Little Bay is the site that altered not only the course of his life but arguably the course of contemporary art in Australia. In 1969, Kaldor invited then up-and-coming artists Christo and Jeanne-Claude to create an art project in Sydney. The resulting work, ‘Wrapped Coast’, was the biggest artwork ever seen in the world at the time.

Working with a group of volunteers, Christo and Jeanne-Claude wrapped the entire two and a half kilometres of Little Bay coastline with white fabric and rope, creating an otherworldly landscape out of a rugged place. In an age when art was almost exclusively something you saw in a gallery, a work that took a full hour just to traverse and view was enormously controversial. Kaldor and the artists were mercilessly mocked by the local media, and there were even attempts to sabotage the artwork by night-time vandals. Religious figures objected to the work, saying that the resources being spent on it would be put to better use at the struggling local hospital. 

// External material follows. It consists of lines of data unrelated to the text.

extern "C" int kgx_csr_build2(const int32_t* src, const int32_t* dst, int64_t E, int64_t n_src,
                              int64_t n_dst, int flags, int32_t* rowptr, int32_t* col, int32_t* eid,
                              int32_t* deg, float* dinv, float* w, const float* dinv_table,
                              int64_t table_len, void* workspace, size_t workspace_bytes, int64_t* info,
                              kgx_stream_t stream_) {
  hipStream_t stream = as_stream(stream_);
  const bool loops = flags & KGX_CSR_SELF_LOOPS;
  const bool norm = flags & KGX_CSR_GCN_NORM;
  KGX_REQUIRE(E >= 0 && n_dst >= 0 && n_src >= 0, KGX_ERR_ARG, "kgx_csr_build: negative sizes");
  KGX_REQUIRE(!loops || n_src == n_dst, KGX_ERR_ARG,
              "kgx_csr_build: self loops need n_src == n_dst (got %lld, %lld)", (long long)n_src,
              (long long)n_dst);
  const int64_t total = E + (loops ? n_dst : 0);
  KGX_REQUIRE(total < (int64_t(1) << 31) - 1 && n_dst < (int64_t(1) << 31) - 1, KGX_ERR_ARG,
              "kgx_csr_build: graph too large for int32 CSR (E'=%lld)", (long long)total);
  KGX_REQUIRE(rowptr && deg && (total == 0 || (col && eid)), KGX_ERR_ARG, "kgx_csr_build: null output");
  KGX_REQUIRE(E == 0 || (src && dst), KGX_ERR_ARG, "kgx_csr_build: null input");
  KGX_REQUIRE(!norm || (dinv && (total == 0 || w)), KGX_ERR_ARG, "kgx_csr_build: GCN_NORM needs dinv and w");
  KGX_REQUIRE(!dinv_table || table_len > 0, KGX_ERR_ARG, "kgx_csr_build2: empty dinv table");
  CsrLayout L = csr_layout(workspace, total, n_dst);
  KGX_REQUIRE(workspace && workspace_bytes >= L.total, KGX_ERR_ARG,
              "kgx_csr_build: workspace %zu < %zu bytes", workspace_bytes, L.total);

  KGX_CHECK_HIP(hipMemsetAsync(L.st, 0, sizeof(CsrStatus), stream));
  if (total > 0) {
    hipLaunchKernelGGL(csr_prep_kernel, dim3(grid_for(total, 8192)), dim3(kBlock), 0, stream, src, dst, E,
                       n_src, n_dst, flags, L.keys, L.vals, L.st);
    KGX_CHECK_LAUNCH();
    const int end_bit = ceil_log2_u64(uint64_t(n_dst) + 1);
    size_t sb = L.sort_bytes;
    KGX_CHECK_HIP(rocprim::radix_sort_pairs(L.sort_tmp, sb, L.keys, L.keys_sorted, L.vals, L.vals_sorted,
                                            (unsigned)total, 0, end_bit > 0 ? end_bit : 1, stream,
                                            false));
  }
  hipLaunchKernelGGL(csr_rowptr_kernel, dim3(grid_for(n_dst + 1, 8192)), dim3(kBlock), 0, stream,
                     L.keys_sorted, total, n_dst, rowptr, L.st);
  KGX_CHECK_LAUNCH();
  if (n_dst > 0) {
    hipLaunchKernelGGL(csr_deg_kernel, dim3(grid_for(n_dst, 1024)), dim3(kBlock), 0, stream, rowptr, n_dst,
                       flags, deg, dinv, dinv_table, table_len, L.st);
    KGX_CHECK_LAUNCH();
  }
  if (total > 0) {
    const dim3 grid(grid_for(total / kColIlp + 1, 8192));
    if (norm)
      hipLaunchKernelGGL(csr_col_kernel<true>, grid, dim3(kBlock), 0, stream, L.vals_sorted, L.keys_sorted, rowptr,
                         n_dst, dinv, eid, col, w);
    else
      hipLaunchKernelGGL(csr_col_kernel<false>, grid, dim3(kBlock), 0, stream, L.vals_sorted, L.keys_sorted, rowptr,
                         n_dst, dinv, eid, col, w);
    KGX_CHECK_LAUNCH();
  }
  CsrStatus hs;
  KGX_CHECK_HIP(hipMemcpyAsync(&hs, L.st, sizeof(CsrStatus), hipMemcpyDeviceToHost, stream));
  KGX_CHECK_HIP(hipStreamSynchronize(stream));
  if (info) {
    info[0] = int64_t(hs.kept);
    info[1] = int64_t(hs.max_deg);
    info[2] = int64_t(hs.bad);
    info[3] = int64_t(hs.table_miss);
  }
  KGX_REQUIRE(hs.bad == 0, KGX_ERR_INDEX,
              "index out of range in edge_index: %llu edge(s) reference a node outside "
              "[-n, n) (n_src=%lld, n_dst=%lld)",
              hs.bad, (long long)n_src, (long long)n_dst);
  return KGX_OK;
}

extern "C" int kgx_csr_build(const int32_t* src, const int32_t* dst, int64_t E, int64_t n_src,
                             int64_t n_dst, int flags, int32_t* rowptr, int32_t* col, int32_t* eid,
                             int32_t* deg, float* dinv, float* w, void* workspace,
                             size_t workspace_bytes, int64_t* info, kgx_stream_t stream_) {
  return kgx_csr_build2(src, dst, E, n_src, n_dst, flags, rowptr, col, eid, deg, dinv, w, nullptr, 0, workspace,
                        workspace_bytes, info, stream_);
}

extern "C" int kgx_schedule_workspace_bytes(int64_t n_dst, size_t* bytes) {
  KGX_REQUIRE(bytes && n_dst >= 0, KGX_ERR_ARG, "kgx_schedule_workspace_bytes: bad arguments");
  *bytes = sched_layout(nullptr, n_dst).total;
  return KGX_OK;
}

extern "C" int kgx_schedule_build(const int32_t* rowptr, int64_t n_dst, int32_t split_len, int32_t* rows,
                                  int32_t* items, int64_t cap_items, int32_t* split, void* workspace,
                                  size_t workspace_bytes, int64_t* info, kgx_stream_t stream_) {
  hipStream_t stream = as_stream(stream_);
  KGX_REQUIRE(rowptr && n_dst >= 0, KGX_ERR_ARG, "kgx_schedule_build: bad arguments");
  KGX_REQUIRE(split_len <= 0 || (split_len & (split_len - 1)) == 0, KGX_ERR_ARG,
              "kgx_schedule_build: split_len must be a power of two (got %d)", split_len);
  if (n_dst == 0) {
    if (info) info[0] = info[1] = info[2] = info[3] = 0;
    return KGX_OK;
  }
  KGX_REQUIRE(rows && items && split, KGX_ERR_ARG, "kgx_schedule_build: null output");
  SchedLayout L = sched_layout(workspace, n_dst);
  KGX_REQUIRE(workspace && workspace_bytes >= L.total, KGX_ERR_ARG,
              "kgx_schedule_build: workspace %zu < %zu bytes", workspace_bytes, L.total);
  KGX_CHECK_HIP(hipMemsetAsync(L.st, 0, sizeof(SchedStatus), stream));
  const unsigned g = grid_for(n_dst, 8192);
  hipLaunchKernelGGL(sched_keys_kernel, dim3(g), dim3(kBlock), 0, stream, rowptr, n_dst, L.keys, L.iota);
  KGX_CHECK_LAUNCH();
  size_t tb = L.tmp_bytes;
  KGX_CHECK_HIP(rocprim::radix_sort_pairs(L.tmp, tb, L.keys, L.keys_sorted, L.iota, rows, (unsigned)n_dst, 0,
                                          kDegKeyBits, stream, false));
  hipLaunchKernelGGL(sched_count_kernel, dim3(g), dim3(kBlock), 0, stream, rowptr, rows, n_dst, split_len,
                     L.nchunks, L.nslots);
  KGX_CHECK_LAUNCH();
  tb = L.tmp_bytes;
  KGX_CHECK_HIP(rocprim::exclusive_scan(L.tmp, tb, (const int32_t*)L.nchunks, L.item_off, 0, (size_t)n_dst,
                                        rocprim::plus<int32_t>(), stream, false));
  tb = L.tmp_bytes;
  KGX_CHECK_HIP(rocprim::exclusive_scan(L.tmp, tb, (const int32_t*)L.nslots, L.slot_off, 0, (size_t)n_dst,
                                        rocprim::plus<int32_t>(), stream, false));
  hipLaunchKernelGGL(sched_emit_kernel, dim3(g), dim3(kBlock), 0, stream, rowptr, rows, n_dst, split_len,
                     L.nchunks, L.item_off, L.nslots, L.slot_off, reinterpret_cast<int4*>(items), cap_items,
                     reinterpret_cast<int4*>(split), L.st);
  KGX_CHECK_LAUNCH();
  SchedStatus hs;
  KGX_CHECK_HIP(hipMemcpyAsync(&hs, L.st, sizeof(SchedStatus), hipMemcpyDeviceToHost, stream));
  KGX_CHECK_HIP(hipStreamSynchronize(stream));
  KGX_REQUIRE(hs.overflow == 0, KGX_ERR_ARG, "kgx_schedule_build: cap_items %lld too small",
              (long long)cap_items);
  if (info) {
    info[0] = int64_t(hs.n_items);
    info[1] = int64_t(hs.n_split);
    info[2] = int64_t(hs.n_slots);
    info[3] = 0;
  }
  return KGX_OK;
}

extern "C" int kgx_rmat_edges(uint64_t seed, int scale, int64_t n_nodes, uint32_t a24, uint32_t b24,
                              uint32_t c24, int64_t e_begin, int64_t e_count, int32_t* src, int32_t* dst,
                              kgx_stream_t stream_) {
  hipStream_t stream = as_stream(stream_);
  KGX_REQUIRE(scale > 0 && scale <= 62 && n_nodes > 0 && n_nodes <= (int64_t(1) << scale) &&
                  n_nodes < (int64_t(1) << 31),
              KGX_ERR_ARG, "kgx_rmat_edges: need 0 < n_nodes <= 2^scale < 2^31 (scale=%d, n=%lld)", scale,
              (long long)n_nodes);
  KGX_REQUIRE(uint64_t(a24) + b24 + c24 <= (1u << 24), KGX_ERR_ARG, "kgx_rmat_edges: a+b+c > 1");
  KGX_REQUIRE(e_count >= 0 && e_begin >= 0 && (e_count == 0 || (src && dst)), KGX_ERR_ARG,
              "kgx_rmat_edges: bad edge range");
  if (e_count == 0) return KGX_OK;
  Feistel fs;
  fs.hb = (scale + 1) / 2;
  fs.mask = (uint64_t(1) << fs.hb) - 1;
  for (int i = 0; i < 4; ++i) fs.keys[i] = splitmix64(seed ^ (0xA5A5A5A5A5A5A5A5ull + uint64_t(i)));
  const uint64_t base = splitmix64(seed);
  hipLaunchKernelGGL(rmat_kernel, dim3(grid_for(e_count, 16384)), dim3(kBlock), 0, stream, base, fs, scale,
                     uint64_t(n_nodes), a24, a24 + b24, a24 + b24 + c24, e_begin, e_count, src, dst);
  KGX_CHECK_LAUNCH();
  return KGX_OK;
}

"These temporary projects have become part of our cultural memory"

But the scale of the achievement and the magnetism of the artists drew enormous and curious crowds, and a new chapter in Sydney’s artistic life began.

“Basically, Christo and Jeanne-Claude were so charismatic that they convinced me it was the most important thing that I could do,” Kaldor recalls. “And that I took it seriously literally changed my world and gave me the courage to start my own business.”

While Kaldor’s textile manufacturing business was enormously successful, he’s now most celebrated for his art projects. He never planned to make a series, but after the thrill of ‘Wrapped Coast’ he immediately knew he needed to make more. Fifty years later, Kaldor has presented 34 projects from some of the art world’s biggest names to the Australian public. That legacy is being celebrated in a retrospective exhibition at the Art Gallery of NSW curated by British artist Michael Landy.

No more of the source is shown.